By in situ hybridization in cells from a person with an 11q23.3-qter deletion, Griffin et al. (1986) refined the assignment of ETS1 to 11q23.3-q24.

By in situ hybridization to pachytene bivalents, Bello et al. (1989) provided sublocalization to 11q23.3.

Simmers and Sutherland (1988) refined the assignment of the ETS1 gene to demonstrate that it is separate from fragile site FRA11B (600651) which is just distal to the midpoint of band 11q23.3. They specifically assigned ETS1 to 11q24.

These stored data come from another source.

static_assert(VW_TILE == DET_VTILE, "det.cuh sizes the slots from the tile");
template <int C, bool DET>
__global__ void __launch_bounds__(VW_THREADS, 1) virtual_layer_t16_kernel(const VirtT16Args a) {
    using namespace tmma;
    __half* W2hi = reinterpret_cast<__half*>(degnn_dyn_smem);
    __half* W2lo = W2hi + VW_W;
    __half* Wxvhi = W2lo + VW_W;
    __half* Wxvlo = Wxvhi + VW_W;
    __half* Wxhi = Wxvlo + VW_W;
    __half* Wxlo = Wxhi + VW_W;
    float* w1rs = reinterpret_cast<float*>(Wxlo + VW_W);
    float* b2s = w1rs + H;
    float* bxvs = b2s + H;
    float* w3xvs = bxvs + H;
    float* bxs = w3xvs + H;
    float* w3xs = bxs + H;
    float* stage_all = w3xs + H;
    float* dX_all = stage_all + VW_WARPS * 16 * VW_ROW;
    float* phi_all = dX_all + VW_WG * VW_TILE * 4;
    float* gs_all = phi_all + VW_WG * VW_TILE * 2;
    float* accH_all = gs_all + VW_WG * C * VW_ROW;
    float* accX_all = accH_all + VW_WARPS * C * H;

    const int tid = threadIdx.x;
    const int lane = tid & 31;
    const int warp = tid >> 5;
    const int wg = warp >> 2;
    const int w = warp & 3;
    const int t = tid & 127;
    const int g = lane >> 2, q = lane & 3;
    constexpr int K = 4 + 3 * C + H * C;
    const bool need_feat = !(a.flags & DISTEGNN_FLAG_LAST);
    constexpr int TN = VW_TILE / C;
    constexpr bool warp_local = (16 % C) == 0;

    tc16::stage_weight<VW_THREADS>(W2hi, W2lo, a.w2, 0, 64, tid, SILU_T_IN);
    tc16::stage_weight<VW_THREADS>(Wxvhi, Wxvlo, a.wxv, 0, 64, tid);
    tc16::stage_weight<VW_THREADS>(Wxhi, Wxlo, a.wx, 0, 64, tid);
    if (tid < H) {
        w1rs[tid] = a.w1r[tid];
        b2s[tid] = a.b2[tid] * SILU_T_IN;
        bxvs[tid] = a.bxv[tid] * SILU_T_IN;
        w3xvs[tid] = a.w3xv[tid] * SILU_T_OUT;
        bxs[tid] = a.bx[tid] * SILU_T_IN;
        w3xs[tid] = a.w3x[tid] * SILU_T_OUT;
    }
    for (int i = tid; i < VW_WARPS * (C * H + 4 * C); i += VW_THREADS) accH_all[i] = 0.f;
    fence_proxy_async_smem();
    __syncthreads();

    const uint64_t bW0 = make_desc(smem_u32(W2hi), VW_LBO, 128);
    auto bW = [&](int k) { return bW0 + (uint64_t)(k * (VW_W * 2 / 16)); };
    float* tile_s = stage_all + wg * VW_TILE * VW_ROW;
    float* dXs = dX_all + wg * VW_TILE * 4;
    float* phis = phi_all + wg * VW_TILE * 2;
    float* gs = gs_all + wg * C * VW_ROW;
    float* accH = accH_all + warp * C * H;
    float* accX = accX_all + warp * 4 * C;
    float* accH_g = accH_all + 4 * wg * C * H;
    float* accX_g = accX_all + 4 * wg * 4 * C;
    const uint32_t bar_id = 1 + wg;
    int cur_graph = -1;

    auto flush = [&](int gr) {
        if (gr < 0) return;
        float* dst = a.vsum + (size_t)gr * K;
        if (need_feat)
            for (int i = t; i < C * H; i += 128) {
                float s = 0.f;
#pragma unroll
                for (int k = 0; k < 4; ++k) {
                    s += accH_g[k * C * H + i];
                    accH_g[k * C * H + i] = 0.f;
                }
                atomicAdd(dst + 4 + 3 * C + i, s * SILU_T_OUT);
            }
        if (t < 3 * C) {
            float s = 0.f;
#pragma unroll
            for (int k = 0; k < 4; ++k) {
                s += accX_g[k * 4 * C + t];
                accX_g[k * 4 * C + t] = 0.f;
            }
            atomicAdd(dst + 4 + t, s);
        }
    };

    const int num_tiles = (int)((a.N + TN - 1) / TN);
    const int stride = (int)gridDim.x * VW_WG;
    const int CH = 1 << a.chunk_shift;
    auto next_tile = [&](int tl) {
        if constexpr (DET) return ((tl + 1) & (CH - 1)) != 0 ? tl + 1 : tl + 1 + (stride - 1) * CH;
        else return tl + stride;
    };
    float* accG = accH_all + 4 * wg * C * H;
    float* accXG = accX_all + 4 * wg * 4 * C;
    int curM = -1, curX = -1, cont = -1;
    auto det_dst = [&](int gr, int tl) {
        return gr == cont ? a.slots + (size_t)(tl >> a.chunk_shift) * K : a.vsum + (size_t)gr * K;
    };
    auto det_flush_m = [&](int tl) {
        for (int c = t >> 5; c < C; c += 4) {
            f32x2* acc = reinterpret_cast<f32x2*>(accG + c * H + 2 * (t & 31));
            if (curM >= 0) {
                float* dst = det_dst(curM, tl) + 4 + 3 * C + c * H + 2 * (t & 31);
                upk2(mul2(*acc, bc2(SILU_T_OUT)), dst[0], dst[1]);
            }
            *acc = 0ull;
        }
    };
    auto det_flush_x = [&](int tl) {
        if (t < 3 * C) {
            if (curX >= 0) det_dst(curX, tl)[4 + t] = accXG[t];
            accXG[t] = 0.f;
        }
    };
    const int ra = 16 * w + g, rb = ra + 8;
    const float* colp = tile_s + 2 * lane;

    for (int tile = DET ? ((int)blockIdx.x * VW_WG + wg) * CH : (int)blockIdx.x * VW_WG + wg; tile < num_tiles;
         tile = next_tile(tile)) {
        const int64_t n0 = (int64_t)tile * TN;
        if (DET && (tile & (CH - 1)) == 0)
            cont = (n0 > 0 && __ldg(a.batch + n0 - 1) == __ldg(a.batch + n0)) ? __ldg(a.batch + n0) : -1;
        const int nvalid = (int)min((int64_t)TN, a.N - n0);
        const int rows = nvalid * C;
        {
            const int64_t nn0 = (int64_t)next_tile(tile) * TN;
            const int nnv = (int)min((int64_t)TN, a.N - nn0);
            for (int i = t; i < 2 * nnv; i += 128) prefetch_l1(a.Hn + (size_t)nn0 * H + 32 * i);
            if (nnv > 0) {
                if (t < (nnv * 16 + 127) / 128) prefetch_l1(a.x4 + (size_t)nn0 * 4 + 32 * t);
                if (t == 127) prefetch_l1(a.batch + nn0);
                if (t == 126) prefetch_l1(a.batch + nn0 + nnv - 1);
            }
        }
        const int g_first = __ldg(a.batch + n0), g_last = __ldg(a.batch + n0 + nvalid - 1);
        const bool single = (g_first == g_last);
        if (single && g_first != cur_graph) {
            named_bar(bar_id, 128);
            if constexpr (!DET) flush(cur_graph);
            cur_graph = g_first;
            for (int i = t; i < C * (H / 4); i += 128) {
                const int c = i / (H / 4), q4 = i - c * (H / 4);
                *reinterpret_cast<float4*>(gs + c * VW_ROW + 4 * q4) = ldg4(a.G + ((size_t)g_first * C + c) * H + 4 * q4);
            }
            named_bar(bar_id, 128);
        }

        const bool va = ra < rows, vb = rb < rows;
        const float* pa;
        const float* pb;
        const float* ga;
        const float* gb;
        float vra, vrb;
        {
            const int nla = va ? ra / C : 0, nlb = vb ? rb / C : 0;
            const int cha = va ? ra - nla * C : 0;
            const int chb = 8 % C == 0 ? cha : (vb ? rb - nlb * C : 0);
            const size_t nda = (size_t)(n0 + nla), ndb = C == 16 ? nda : (size_t)(n0 + nlb);
            const int gra = single ? g_first : __ldg(a.batch + nda);
            const int grb = (C == 16 || single) ? gra : __ldg(a.batch + ndb);
            const float4 xia = ldg4(a.x4 + nda * 4);
            const float4 xib = C == 16 ? xia : ldg4(a.x4 + ndb * 4);
            auto xv = [&](int gr, int ch) {
                const float* Xg = a.Xv + (size_t)gr * 3 * C + ch;
                return make_float3(__ldg(Xg), __ldg(Xg + C), __ldg(Xg + 2 * C));
            };
            const float3 xva = xv(gra, cha);
            const float3 xvb = (8 % C == 0 && grb == gra) ? xva : xv(grb, chb);
            auto row_geo = [&](int r, size_t node, int gr, int ch, float4 xi, float3 xg, const float*& hrow,
                               const float*& grow) {
                const float dx = xg.x - xi.x, dy = xg.y - xi.y, dz = xg.z - xi.z;
                if (q == 0) *reinterpret_cast<float4*>(dXs + 4 * r) = make_float4(dx, dy, dz, 0.f);
                hrow = a.Hn + node * H + 2 * q;
                grow = (gr == cur_graph ? (const float*)(gs + ch * VW_ROW) : a.G + ((size_t)gr * C + ch) * H) + 2 * q;
                return sqrtf(dx * dx + dy * dy + dz * dz);
            };
            vra = row_geo(ra, nda, gra, cha, xia, xva, pa, ga);
            vrb = row_geo(rb, ndb, grb, chb, xib, xvb, pb, gb);
        }
        auto pre = [&](int j, const float* hrow, const float* grow, float vr) {
            const f32x2 hh = __ldg(reinterpret_cast<const f32x2*>(hrow + 8 * j));
            const f32x2 gg = *reinterpret_cast<const f32x2*>(grow + 8 * j);
            return fma2(bc2(vr), *reinterpret_cast<const f32x2*>(w1rs + 8 * j + 2 * q), add2(hh, gg));
        };
        uint32_t ahi[16], alo[16];
        float qmax = 0.f;
        auto silu_guard = [&] { return silu_q_overflow(qmax); };
        tc16::RowScales s1;
        tc16::encode_rows<false, true>(
            [&](int j, f32x2& xa, f32x2& xb, auto pass) {
                xa = pre(j, pa, ga, vra);
                xb = pre(j, pb, gb, vrb);
                silu4p<decltype(pass)::value != tc16::FAST_PASS>(xa, xb, qmax);
                if (!va) xa = 0ull;
                if (!vb) xb = 0ull;
            },
            ahi, alo, s1, silu_guard);

        float d[32];
        tc16::mma_f16x3_rA<VW_LBO>(d, ahi, alo, bW(0), bW(1));
        tc16::mma_f16x3_rA_wait(d, ahi, alo);

        qmax = 0.f;
        tc16::RowScales s2;
        tc16::encode_rows<false>(
            [&](int j, f32x2& ma, f32x2& mb, auto pass) {
                const f32x2 bb = *reinterpret_cast<const f32x2*>(b2s + 8 * j + 2 * q);
                ma = fma2(pk2(d[4 * j + 0], d[4 * j + 1]), bc2(s1.inv_a), bb);
                mb = fma2(pk2(d[4 * j + 2], d[4 * j + 3]), bc2(s1.inv_b), bb);
                silu4t<decltype(pass)::value != tc16::FAST_PASS>(ma, mb, qmax);
                if (decltype(pass)::value != tc16::ENCODE_PASS) {
                    *reinterpret_cast<f32x2*>(tile_s + ra * VW_ROW + 8 * j + 2 * q) = ma;
                    *reinterpret_cast<f32x2*>(tile_s + rb * VW_ROW + 8 * j + 2 * q) = mb;
                }
            },
            ahi, alo, s2, silu_guard);

        const int nb = warp_local ? (16 * w) / C : w;
        const int ne = warp_local ? min(nb + 16 / C, nvalid) : nvalid;
        const int ns = warp_local ? 1 : 4;
        const int r_end = min(16 * w + 16, rows);

        tc16::mma_f16x3_rA<VW_LBO>(d, ahi, alo, bW(2), bW(3));
        if (need_feat) {
            if (warp_local && !DET) __syncwarp();
            else named_bar(bar_id, 128);
            auto ld2 = [](const float* p) { return *reinterpret_cast<const f32x2*>(p); };
            const f32x2 invC2 = bc2(SILU_T_OUT / (float)C);
#pragma unroll 1
            for (int n = nb; n < ne; n += ns) {
                const float* base = colp + (n * C) * VW_ROW;
                f32x2 s0 = 0ull, s1 = 0ull;
#pragma unroll
                for (int c = 0; c + 1 < C; c += 2) {
                    s0 = add2(s0, ld2(base + c * VW_ROW));
                    s1 = add2(s1, ld2(base + (c + 1) * VW_ROW));
                }
                if constexpr (C % 2 == 1) s0 = add2(s0, ld2(base + (C - 1) * VW_ROW));
                *reinterpret_cast<f32x2*>(a.agg_v + (size_t)(n0 + n) * H + 2 * lane) = mul2(add2(s0, s1), invC2);
            }
            if constexpr (DET) {
                for (int n = 0; n < nvalid; ++n) {
                    const int gr = single ? g_first : __ldg(a.batch + n0 + n);
                    if (gr != curM) {
                        det_flush_m(tile);
                        curM = gr;
                    }
#pragma unroll
                    for (int c = t >> 5; c < C; c += 4) {
                        f32x2* acc = reinterpret_cast<f32x2*>(accG + c * H + 2 * (t & 31));
                        *acc = add2(*acc, ld2(tile_s + (n * C + c) * VW_ROW + 2 * (t & 31)));
                    }
                }
            } else if (single) {
#pragma unroll 1
                for (int i = 0; i < C; ++i) {
                    const int r = 16 * w + i;
                    if (r >= r_end) break;
                    f32x2 s = ld2(colp + r * VW_ROW);
#pragma unroll
                    for (int k = 1; k < (16 - i + C - 1) / C; ++k)
                        if (r + k * C < r_end) s = add2(s, ld2(colp + (r + k * C) * VW_ROW));
                    f32x2* acc = reinterpret_cast<f32x2*>(accH + (r % C) * H + 2 * lane);
                    *acc = add2(*acc, s);
                }
            } else {
#pragma unroll 1
                for (int r = 16 * w; r < r_end; ++r) {
                    const int n = r / C, c = r - n * C;
                    float* dst = a.vsum + (size_t)__ldg(a.batch + n0 + n) * K + 4 + 3 * C + c * H + 2 * lane;
                    float v0, v1;
                    upk2(ld2(colp + r * VW_ROW), v0, v1);
                    atomicAdd(dst, v0 * SILU_T_OUT);
                    atomicAdd(dst + 1, v1 * SILU_T_OUT);
                }
            }
        }
        tc16::mma_f16x3_rA_wait(d, ahi, alo);

        {
            float phia, phib;
            tc16::phi_head_t(d, s2.inv_a, s2.inv_b, bxvs, w3xvs, q, phia, phib);
            if (q == 0) {
                phis[ra] = phia;
                phis[rb] = phib;
            }
        }

#pragma unroll
        for (int j = 0; j < 8; ++j) {
            const f32x2 ma = *reinterpret_cast<const f32x2*>(tile_s + ra * VW_ROW + 8 * j + 2 * q);
            const f32x2 mb = *reinterpret_cast<const f32x2*>(tile_s + rb * VW_ROW + 8 * j + 2 * q);
            tc16::split_pair(mul2(ma, bc2(s2.a)), ahi[2 * j], alo[2 * j]);
            tc16::split_pair(mul2(mb, bc2(s2.b)), ahi[2 * j + 1], alo[2 * j + 1]);
        }
        tc16::mma_f16x3_rA<VW_LBO>(d, ahi, alo, bW(4), bW(5));
        if (warp_local) __syncwarp();
        else named_bar(bar_id, 128);
        for (int i = lane; i < (ne - nb + ns - 1) / ns * 3; i += 32) {
            const int n = nb + (i / 3) * ns, dd = i - 3 * (i / 3);
            float s = 0.f;
#pragma unroll 8
            for (int c = 0; c < C; ++c) s = fmaf(-dXs[4 * (n * C + c) + dd], phis[n * C + c], s);
            a.trans_v[(size_t)(n0 + n) * 4 + dd] = s / (float)C;
        }
        tc16::mma_f16x3_rA_wait(d, ahi, alo);

        {
            float phia, phib;
            tc16::phi_head_t(d, s2.inv_a, s2.inv_b, bxs, w3xs, q, phia, phib);
            if (q == 0) {
                phis[VW_TILE + ra] = phia;
                phis[VW_TILE + rb] = phib;
            }
        }
        __syncwarp();
        const float* phx = phis + VW_TILE;
        if constexpr (DET) {
            named_bar(bar_id, 128);
            if (t < 3 * C) {
                const int dd = t / C, c = t - dd * C;
                for (int n = 0; n < nvalid; ++n) {
                    const int gr = single ? g_first : __ldg(a.batch + n0 + n);
                    if (gr != curX) {
                        det_flush_x(tile);
                        curX = gr;
                    }
                    accXG[t] = fmaf(dXs[4 * (n * C + c) + dd], phx[n * C + c], accXG[t]);
                }
            }
        } else if (single) {
            for (int it = lane; it < 3 * C; it += 32) {
                const int dd = it / C, i = it - dd * C, r = 16 * w + i;
                if (r < r_end) {
                    float s = 0.f;
#pragma unroll
                    for (int k = 0; k < (16 + C - 1) / C; ++k)
                        if (r + k * C < r_end) s = fmaf(dXs[4 * (r + k * C) + dd], phx[r + k * C], s);
                    accX[dd * C + r % C] += s;
                }
            }
        } else {
            for (int it = lane; it < 48; it += 32) {
                const int r = 16 * w + it / 3, dd = it - 3 * (it / 3);
                if (r < r_end) {
                    const int n = r / C, c = r - n * C;
                    atomicAdd(a.vsum + (size_t)__ldg(a.batch + n0 + n) * K + 4 + dd * C + c, dXs[4 * r + dd] * phx[r]);
                }
            }
        }
        if (warp_local && !DET) __syncwarp();
        else named_bar(bar_id, 128);
        if (DET && (((tile + 1) & (CH - 1)) == 0 || tile + 1 >= num_tiles)) {
            if (need_feat) det_flush_m(tile);
            det_flush_x(tile);
            curM = curX = -1;
        }
    }
    if constexpr (!DET) {
        named_bar(bar_id, 128);
        flush(cur_graph);
    }
}

}

namespace degnn {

On the basis of multipoint linkage analysis of CEPH families, Concannon et al. (1990) concluded that ETS1 is located approximately 19.2 cM telomeric to THY1.


Gene Family

The ETS family of transcription factors was originally defined on the basis of the conserved primary sequence of their DNA-binding domains. ETS domain proteins function as either transcriptional activators or repressors and their activities are often regulated by signal transduction pathways, including MAP kinase pathways (Sharrocks et al., 1997).


Evolution

The oncogene v-ets was originally discovered as a component of a chimeric genome, along with a truncated v-myb (189990) gene, present in the genome of E26, an avian leukosis virus. Members of the ETS gene family have been cloned and sequenced from a variety of species ranging from human to Drosophila; their encoded products are highly conserved, more so than other known nuclear protooncogene products. The several classes of ETS family members could be due to an ancestral gene duplication, followed by genetic recombination(s) or divergence; however, since all of the classes are present in both invertebrates and vertebrates, such an ancestral duplication must predate the emergence of chordates more than 500 million years ago (review by Seth et al., 1992).


Gene Function

Bhat et al. (1990) found that, on T-cell activation, ETS2 mRNA and proteins are induced, whereas ETS1 gene expression decreases to very low levels.

Suzuki et al. (1995) found that when ETS1 was ectopically expressed in 2 highly tumorigenic human colon cancer cell lines devoid of endogenous ETS1 protein, the ETS1 transcription factor reversed the transformed phenotype and tumorigenicity of the cells in a dose-dependent manner. In contrast, expression in 1 cell line of a variant form of ETS1 lacking its native transcriptional activity did not alter the tumorigenic properties of the cells, suggesting that the reduction in tumorigenicity was specific for the wildtype ETS1 gene product. Since these colon cancer cells have multiple genetic alterations, Suzuki et al. (1995) suggested that the system could be a good model for studying suppression of tumorigenicity at a transcriptional level, leading to the design and development of novel drugs for cancer treatment.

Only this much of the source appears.